=== What is expected ===
Your task is to show every line in the listing below that includes "memory".

=== Input ===
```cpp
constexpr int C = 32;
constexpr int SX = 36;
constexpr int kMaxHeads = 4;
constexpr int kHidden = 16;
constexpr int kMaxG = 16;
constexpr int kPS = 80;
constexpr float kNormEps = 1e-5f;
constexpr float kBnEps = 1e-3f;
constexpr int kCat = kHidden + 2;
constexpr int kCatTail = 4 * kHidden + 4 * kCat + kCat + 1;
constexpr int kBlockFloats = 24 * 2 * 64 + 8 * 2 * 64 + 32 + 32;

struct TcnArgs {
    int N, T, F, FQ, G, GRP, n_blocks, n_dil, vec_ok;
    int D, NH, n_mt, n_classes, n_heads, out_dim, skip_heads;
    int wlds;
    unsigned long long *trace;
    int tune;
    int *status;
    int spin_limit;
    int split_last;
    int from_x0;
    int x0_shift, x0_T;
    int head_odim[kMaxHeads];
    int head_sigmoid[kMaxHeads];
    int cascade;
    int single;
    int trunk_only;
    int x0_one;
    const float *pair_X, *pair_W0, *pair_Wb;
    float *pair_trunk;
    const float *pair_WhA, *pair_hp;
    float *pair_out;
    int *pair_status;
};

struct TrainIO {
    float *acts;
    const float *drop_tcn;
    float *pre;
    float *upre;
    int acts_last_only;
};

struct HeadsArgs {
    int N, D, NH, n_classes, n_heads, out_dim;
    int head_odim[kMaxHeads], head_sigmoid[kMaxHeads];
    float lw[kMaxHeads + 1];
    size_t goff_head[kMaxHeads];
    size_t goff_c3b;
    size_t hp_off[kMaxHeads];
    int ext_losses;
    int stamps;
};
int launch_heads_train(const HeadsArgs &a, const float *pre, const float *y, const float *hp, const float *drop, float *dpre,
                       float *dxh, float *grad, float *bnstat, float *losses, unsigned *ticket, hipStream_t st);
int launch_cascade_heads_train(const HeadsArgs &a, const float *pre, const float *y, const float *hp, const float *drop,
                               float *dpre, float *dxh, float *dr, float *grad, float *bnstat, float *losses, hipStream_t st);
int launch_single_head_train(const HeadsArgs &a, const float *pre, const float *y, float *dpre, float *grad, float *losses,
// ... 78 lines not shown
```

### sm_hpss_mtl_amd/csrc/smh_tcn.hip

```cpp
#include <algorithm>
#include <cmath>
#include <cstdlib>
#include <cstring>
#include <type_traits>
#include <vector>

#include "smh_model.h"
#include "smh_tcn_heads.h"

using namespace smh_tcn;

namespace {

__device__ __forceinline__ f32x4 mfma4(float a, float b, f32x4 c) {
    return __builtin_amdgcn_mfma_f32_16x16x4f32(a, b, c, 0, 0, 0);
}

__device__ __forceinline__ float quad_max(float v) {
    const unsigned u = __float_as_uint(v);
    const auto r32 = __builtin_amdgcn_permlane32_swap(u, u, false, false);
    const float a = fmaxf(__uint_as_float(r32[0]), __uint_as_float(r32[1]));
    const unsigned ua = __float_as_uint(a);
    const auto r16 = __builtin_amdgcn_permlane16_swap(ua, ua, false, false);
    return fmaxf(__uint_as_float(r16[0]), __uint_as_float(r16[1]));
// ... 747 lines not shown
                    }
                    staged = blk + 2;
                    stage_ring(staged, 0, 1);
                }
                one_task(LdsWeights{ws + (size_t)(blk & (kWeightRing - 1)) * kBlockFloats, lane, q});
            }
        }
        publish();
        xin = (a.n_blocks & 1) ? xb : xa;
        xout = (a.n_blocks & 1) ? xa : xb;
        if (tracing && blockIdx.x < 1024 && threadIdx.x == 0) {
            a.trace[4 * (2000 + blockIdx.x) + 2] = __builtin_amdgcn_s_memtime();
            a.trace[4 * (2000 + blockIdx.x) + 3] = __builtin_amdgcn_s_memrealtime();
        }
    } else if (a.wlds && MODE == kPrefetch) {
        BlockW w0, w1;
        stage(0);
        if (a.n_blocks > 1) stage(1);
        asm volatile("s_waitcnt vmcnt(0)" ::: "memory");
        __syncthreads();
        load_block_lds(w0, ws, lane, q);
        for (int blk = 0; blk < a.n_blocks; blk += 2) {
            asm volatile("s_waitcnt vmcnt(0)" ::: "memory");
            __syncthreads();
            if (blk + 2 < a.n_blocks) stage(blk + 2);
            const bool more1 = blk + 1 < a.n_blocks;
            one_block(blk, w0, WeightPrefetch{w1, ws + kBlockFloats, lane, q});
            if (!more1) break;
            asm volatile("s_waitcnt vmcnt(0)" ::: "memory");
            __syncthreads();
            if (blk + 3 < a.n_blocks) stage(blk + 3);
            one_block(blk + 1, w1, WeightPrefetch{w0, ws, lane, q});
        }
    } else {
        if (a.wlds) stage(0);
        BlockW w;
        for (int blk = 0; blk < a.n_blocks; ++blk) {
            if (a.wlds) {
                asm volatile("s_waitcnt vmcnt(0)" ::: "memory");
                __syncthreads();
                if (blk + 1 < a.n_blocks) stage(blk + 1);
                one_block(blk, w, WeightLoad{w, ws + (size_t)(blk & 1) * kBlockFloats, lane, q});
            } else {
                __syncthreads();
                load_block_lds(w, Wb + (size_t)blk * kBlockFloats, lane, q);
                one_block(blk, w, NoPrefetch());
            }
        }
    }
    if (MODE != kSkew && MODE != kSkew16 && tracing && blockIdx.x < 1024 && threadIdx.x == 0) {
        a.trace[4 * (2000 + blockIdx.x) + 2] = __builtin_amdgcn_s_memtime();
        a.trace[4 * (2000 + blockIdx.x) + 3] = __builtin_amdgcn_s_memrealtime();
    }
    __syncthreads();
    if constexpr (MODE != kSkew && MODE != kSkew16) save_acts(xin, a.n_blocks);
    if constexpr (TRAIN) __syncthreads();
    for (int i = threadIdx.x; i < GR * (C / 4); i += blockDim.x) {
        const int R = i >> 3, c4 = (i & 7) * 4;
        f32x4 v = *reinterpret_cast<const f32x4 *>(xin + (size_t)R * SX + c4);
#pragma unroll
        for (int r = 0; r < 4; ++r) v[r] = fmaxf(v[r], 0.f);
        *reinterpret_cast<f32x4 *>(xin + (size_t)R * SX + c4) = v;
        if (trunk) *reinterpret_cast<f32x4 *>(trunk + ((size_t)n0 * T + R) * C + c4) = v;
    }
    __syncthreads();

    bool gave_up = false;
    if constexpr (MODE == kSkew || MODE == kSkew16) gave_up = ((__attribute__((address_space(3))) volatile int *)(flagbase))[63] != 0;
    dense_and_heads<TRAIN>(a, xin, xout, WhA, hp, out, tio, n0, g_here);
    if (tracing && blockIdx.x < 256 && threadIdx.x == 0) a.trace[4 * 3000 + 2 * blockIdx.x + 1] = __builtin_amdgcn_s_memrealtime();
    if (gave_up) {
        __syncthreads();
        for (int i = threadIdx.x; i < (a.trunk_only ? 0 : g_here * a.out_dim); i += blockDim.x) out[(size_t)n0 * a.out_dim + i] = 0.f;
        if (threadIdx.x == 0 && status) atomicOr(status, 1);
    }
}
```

=== Written response ===
        asm volatile("s_waitcnt vmcnt(0)" ::: "memory");
            asm volatile("s_waitcnt vmcnt(0)" ::: "memory");
            asm volatile("s_waitcnt vmcnt(0)" ::: "memory");
                asm volatile("s_waitcnt vmcnt(0)" ::: "memory");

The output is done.